Halo: Season 1 Review

Halo
In the 26th century, humanity is at war with a coalition of alien races known as the Covenant. When a mysterious artefact makes its way into the hands of Spartan supersoldier the Master Chief (Pablo Schreiber), it not only escalates the conflict but triggers unforeseen changes in the Chief himself.

by James Dyer |
Updated on

Episodes viewed: 7 of 9

Streaming on: Paramount+

The first thing you notice going into Paramount’s new flagship sci-fi series is that it does not fuck about. Within the opening ten minutes, we witness a group of wayward teenagers mercilessly butchered by Sangheili Elites, a bunker of cowering children casually gunned down where they hide, and an entire settlement slaughtered in the time it would take to make a round of tea and biscuits. If you were expecting an all-ages romp over which to bond with your gamer kids, then you might want to look elsewhere.

Halo

While drawn from the Byzantine mythology of Microsoft’sHalogames, the series has made the sagacious decision to sever ties with 21 years of piled-up lore about Forerunners, Precursors, Prophets, Banished and other dramatic nouns with capital letters. It is in this new, unsullied timeline that we find the emerald-plated John-117, aka the Master Chief, here embodied in the 6’ 5” frame of Pablo Schreiber (Orange Is The New Black). Unlike in the games (or Pedro Pascal in The Mandalorian), Schreiber spends much of the show with his face on display, lending both humanity and intensity to a character largely a cipher before now. The show delves deeper into the man beneath the metal, drawing out a damaged vulnerability through both Schreiber’s performance and the character’s relationships with Yerin Ha’s teenage refugee and Natascha McElhone’s mad-eyed scientist, Dr Halsey. John isn’t a ‘good’ man — he’s a seasoned killer, forged into an unfeeling weapon by years of physical, psychological and chemical abuse.

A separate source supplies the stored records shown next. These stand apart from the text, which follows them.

template <int KS, int Q, bool POOL, bool SP = false>
__global__ __launch_bounds__(256) __attribute__((amdgpu_waves_per_eu(2, 2))) void conv_stem_bf16x3(Params p) {
  using G = Geo<KS, Q>;
  extern __shared__ __attribute__((aligned(16))) unsigned char lds[];
  const int tid = threadIdx.x, lane = tid & 63;
  const int wave = __builtin_amdgcn_readfirstlane(tid >> 6);
  int wg = xcd_remap(blockIdx.x, gridDim.x);
  const int cb = wg % p.n_cb; wg /= p.n_cb;
  const int tx = wg % p.tiles_x; wg /= p.tiles_x;
  const int ty = wg % p.tiles_y;
  const int n = wg / p.tiles_y;
  bool sparse = false;
  if constexpr (SP) {
    const int r0 = max(2 * ty * TH - p.pad, 0) >> 3, r1 = min(2 * ty * TH - p.pad + G::PH - 1, p.H - 1) >> 3;
    const int c0 = max(2 * tx * TW - p.pad, 0) >> 3, c1 = min(2 * tx * TW - p.pad + G::PW - 1, p.W - 1) >> 3;
    const int nc = c1 - c0 + 1, cnt = (r1 - r0 + 1) * nc;
    unsigned char f = 0;
    if (lane < cnt) f = p.tile_flags[((size_t)n * p.fl_ty + r0 + lane / nc) * p.fl_tx + c0 + lane % nc];
    sparse = cnt <= 64 && __ballot(f != 0) == 0ull;
  }
  if constexpr (SP) {
    if (p.count_bg && tid == 0) {
      if (sparse) atomicAdd(&g_stem_bg[0], 1ull);
      if (blockIdx.x == 0) atomicAdd(&g_stem_bg[1], (unsigned long long)gridDim.x);
    }
  }
  const int QU = SP && sparse ? p.q_use : Q;
  const int n_steps = SP && sparse ? p.n_steps_sparse : p.n_steps;

  {
    const unsigned char* img = p.x + (size_t)n * p.img_bytes;
    const __amdgpu_buffer_rsrc_t r_x = __builtin_amdgcn_make_buffer_rsrc((void*)img, 0, p.img_bytes, 0x00020000);
    const int row_bytes = p.Wp * (16 * Q);
    const int org = (2 * ty * TH + p.in_off) * row_bytes + (2 * tx * TW + p.in_off) * (16 * Q);
    constexpr int SRC16 = G::PW * Q;
    constexpr int N_CH = G::PH * SRC16, PER = (N_CH + 255) / 256;
    constexpr int HALF = (PER + 1) / 2;
    u32x4 v[HALF];
#pragma unroll
    for (int h = 0; h < 2; ++h) {
#pragma unroll
      for (int k = 0; k < HALF; ++k) {
        const int c = tid + 256 * (h * HALF + k);
        const int row = c / SRC16, col = c - row * SRC16;
        const bool want = c < N_CH && (!SP || col % Q < QU);
        v[k] = want ? __builtin_amdgcn_raw_buffer_load_b128(r_x, org + row * row_bytes + col * 16, 0, 0) : u32x4{0, 0, 0, 0};
      }
#pragma unroll
      for (int k = 0; k < HALF; ++k) {
        const int c = tid + 256 * (h * HALF + k);
        const int row = c / SRC16, col = c - row * SRC16;
        const int lcol = G::QP == Q ? col : col + (col / Q) * (G::QP - Q);
        if (c < N_CH && (!SP || col % Q < QU)) *reinterpret_cast<u32x4*>(lds + row * G::PITCH + lcol * 16) = v[k];
      }
    }
    for (int c = tid; c < G::PITCH16; c += 256) *reinterpret_cast<u32x4*>(lds + G::PH * G::PITCH + c * 16) = u32x4{0, 0, 0, 0};
  }

  const size_t w_wave = ((size_t)cb * 4 + wave) * n_steps * 3072;
  const __amdgpu_buffer_rsrc_t r_w = __builtin_amdgcn_make_buffer_rsrc((void*)((SP && sparse ? p.w_sparse : p.w) + w_wave), 0, (unsigned)n_steps * 3072u, 0x00020000);
  const int w_voff = lane * 16;
  u32x4 b0[3], b1[3];
#pragma unroll
  for (int q = 0; q < 3; ++q) {
    b0[q] = __builtin_amdgcn_raw_buffer_load_b128(r_w, w_voff, q * 1024, 0);
    b1[q] = __builtin_amdgcn_raw_buffer_load_b128(r_w, w_voff, 3072 + q * 1024, 0);
  }

  const int i = lane & 15, g = lane >> 4;
  int s_r = g;
  int a_row = (2 * i) * (16 * G::QP);
  const int kwq = SP ? KS * QU : G::KWQ;
  const int qu_m = 1024 / QU + 1;
  auto slice_off = [&](int sr) {
    if constexpr (SP) {
      const int kw = (sr * qu_m) >> 10;
      return (kw * G::QP + (sr - kw * QU)) * 16;
    } else {
      return G::QP == Q ? sr * 16 : (sr + (sr / Q) * (G::QP - Q)) * 16;
    }
  };
  int a_off = a_row + slice_off(s_r);
  auto advance = [&]() {
    s_r += 4;
    if (s_r >= kwq) { s_r -= kwq; a_row += G::PITCH; }
    a_off = a_row + slice_off(s_r);
  };
  f32x4 acc[TH];
#pragma unroll
  for (int j = 0; j < TH; ++j) acc[j] = f32x4{0.f, 0.f, 0.f, 0.f};
  u32x4 a0[TH], a1[TH];

  __syncthreads();
#pragma unroll
  for (int j = 0; j < TH; ++j) a0[j] = *reinterpret_cast<const u32x4*>(lds + a_off + j * 2 * G::PITCH);
  advance();

  const int n_pairs = n_steps >> 1;
  for (int tp = 0; tp < n_pairs; ++tp) {
    const int w_next = (2 * tp + 2) * 3072;
#pragma unroll
    for (int j = 0; j < TH; ++j) a1[j] = *reinterpret_cast<const u32x4*>(lds + a_off + j * 2 * G::PITCH);
    advance();
#pragma unroll
    for (int q = 0; q < 3; ++q) {
      const bf16x8 bq = __builtin_bit_cast(bf16x8, b0[q]);
#pragma unroll
      for (int j = 0; j < TH; ++j) acc[j] = __builtin_amdgcn_mfma_f32_16x16x32_bf16(__builtin_bit_cast(bf16x8, a0[j]), bq, acc[j], 0, 0, 0);
    }
#pragma unroll
    for (int q = 0; q < 3; ++q) b0[q] = __builtin_amdgcn_raw_buffer_load_b128(r_w, w_voff, w_next + q * 1024, 0);
#pragma unroll
    for (int j = 0; j < TH; ++j) a0[j] = *reinterpret_cast<const u32x4*>(lds + a_off + j * 2 * G::PITCH);
    advance();
#pragma unroll
    for (int q = 0; q < 3; ++q) {
      const bf16x8 bq = __builtin_bit_cast(bf16x8, b1[q]);
#pragma unroll
      for (int j = 0; j < TH; ++j) acc[j] = __builtin_amdgcn_mfma_f32_16x16x32_bf16(__builtin_bit_cast(bf16x8, a1[j]), bq, acc[j], 0, 0, 0);
    }
#pragma unroll
    for (int q = 0; q < 3; ++q) b1[q] = __builtin_amdgcn_raw_buffer_load_b128(r_w, w_voff, w_next + 3072 + q * 1024, 0);
  }

  __syncthreads();
  {
    const int co = cb * NCO + wave * 16 + i;
    const float bias = p.bias ? p.bias[co] : 0.f;
    float* tile = reinterpret_cast<float*>(lds);
#pragma unroll
    for (int j = 0; j < TH; ++j)
#pragma unroll
      for (int r = 0; r < 4; ++r) {
        float v = acc[j][r] + bias;
        if (p.relu) v = fmaxf(v, 0.f);
        tile[(j * TW + 4 * g + r) * NCO + wave * 16 + i] = v;
      }
  }
  __syncthreads();
  if constexpr (POOL) {
    const int oy0 = ty * TH, ox0 = tx * TW;
    const int Hqp = p.Hq + 2 * p.pool_border, Wqp = p.Wq + 2 * p.pool_border;
    const float4* tile4 = reinterpret_cast<const float4*>(lds);
    for (int item = tid; item < (TH / 2 + 1) * (TW / 2 + 1) * 16; item += 256) {
      const int part = item & 15, pp = item >> 4;
      const int ppy = pp / (TW / 2 + 1), ppx = pp - ppy * (TW / 2 + 1);
      const int PY = ty * (TH / 2) + ppy, PX = tx * (TW / 2) + ppx;
      if (PY >= p.Hq || PX >= p.Wq) continue;
      const int wr0 = max(2 * PY - 1, 0), wr1 = min(2 * PY + 1, p.Ho - 1), wc0 = max(2 * PX - 1, 0), wc1 = min(2 * PX + 1, p.Wo - 1);
      const int r0 = max(wr0, oy0), r1 = min(wr1, oy0 + TH - 1), c0 = max(wc0, ox0), c1 = min(wc1, ox0 + TW - 1);
      if (r0 > r1 || c0 > c1) continue;
      float4 m = make_float4(0.f, 0.f, 0.f, 0.f);
      for (int r = r0; r <= r1; ++r)
        for (int c = c0; c <= c1; ++c) {
          const float4 v = tile4[((r - oy0) * TW + (c - ox0)) * 16 + part];
          m.x = fmaxf(m.x, v.x); m.y = fmaxf(m.y, v.y); m.z = fmaxf(m.z, v.z); m.w = fmaxf(m.w, v.w);
        }
      float* dst = p.ypool + ((((size_t)n * Hqp + PY + p.pool_border) * Wqp + PX + p.pool_border) * p.Cout + cb * NCO + part * 4);
      if (r0 == wr0 && r1 == wr1 && c0 == wc0 && c1 == wc1) {
        *reinterpret_cast<float4*>(dst) = m;
      } else {
        unsigned* du = reinterpret_cast<unsigned*>(dst);
        atomicMax(du, __float_as_uint(m.x) & 0x7FFFFFFFu); atomicMax(du + 1, __float_as_uint(m.y) & 0x7FFFFFFFu);
        atomicMax(du + 2, __float_as_uint(m.z) & 0x7FFFFFFFu); atomicMax(du + 3, __float_as_uint(m.w) & 0x7FFFFFFFu);
      }
    }
  }
  if (!POOL || p.y != nullptr) {
    const __amdgpu_buffer_rsrc_t r_y = __builtin_amdgcn_make_buffer_rsrc((void*)(p.y + (size_t)n * (p.out_bytes / 4)), 0, p.out_bytes, 0x00020000);
    const int oy0 = ty * TH, ox0 = tx * TW;
#pragma unroll
    for (int k = 0; k < (TH * TW * NCO / 4) / 256; ++k) {
      const int c = tid + 256 * k;
      const int pix = c >> 4, part = c & 15;
      const int oy = oy0 + (pix >> 4), ox = ox0 + (pix & 15);
      const u32x4 v = *reinterpret_cast<const u32x4*>(lds + c * 16);
      const int off = ((oy + p.out_border) * p.Wop + ox + p.out_border) * p.Cout + cb * NCO + part * 4;
      const unsigned voff = (oy < p.Ho && ox < p.Wo) ? (unsigned)off * 4u : 0xFFFFFFF0u;
      __builtin_amdgcn_raw_buffer_store_b128(v, r_y, (int)voff, 0, 0);
    }
  }
}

When the action does comes, it generally delivers — you’ll just need a little patience getting to it.

The broader setting is gratifyingly murky, too, with humanity’s UNSC quickly established as no less ruthless, bloodthirsty or up for a bit of light child-murder than the Covenant. Meanwhile, their harsh colonial rule has birthed fractured underclasses, from insurgents to pirates (including an excellent Bokeem Woodbine). It’s here that we find the show’s secondary plotline, in which Ha’s Kwan tries to free her home planet of Madrigal. But while this provides texture, it also slows things down, drawing us reluctantly away from the Chief, the search to uncover his past, and the mystery of the alien relic.

Sometimes this deliberate pacing leaves room for interesting character work — Kate Kennedy’s Kai-125 going through her own self-awakening; Charlie Murphy’s Makee, who has grown up among the Covenant — but oftentimes just leads to long, uneventful detours and stuffy info dumps. When the action does comes, it generally delivers — you’ll just need a little patience getting to it.

Spielberg, Jackson, Blomkamp and Garland are just a few of the names that have attempted this adaptation over the years. Now that it’s finally here, Halo does an admirable job of transforming the series’ first-person firefights into a compelling, serialised drama. It won’t trouble Arcane’s place as the current benchmark for video-game adaptations, but the show captures the chunky, tactile quality of the Master Chief perfectly, and its involving, surprisingly grim take on the Halo universe is one we’d like to see more of.

Hail to the Chief? Not quite, but despite some uneven plotting, this is a worthy adaptation that promises better things to come.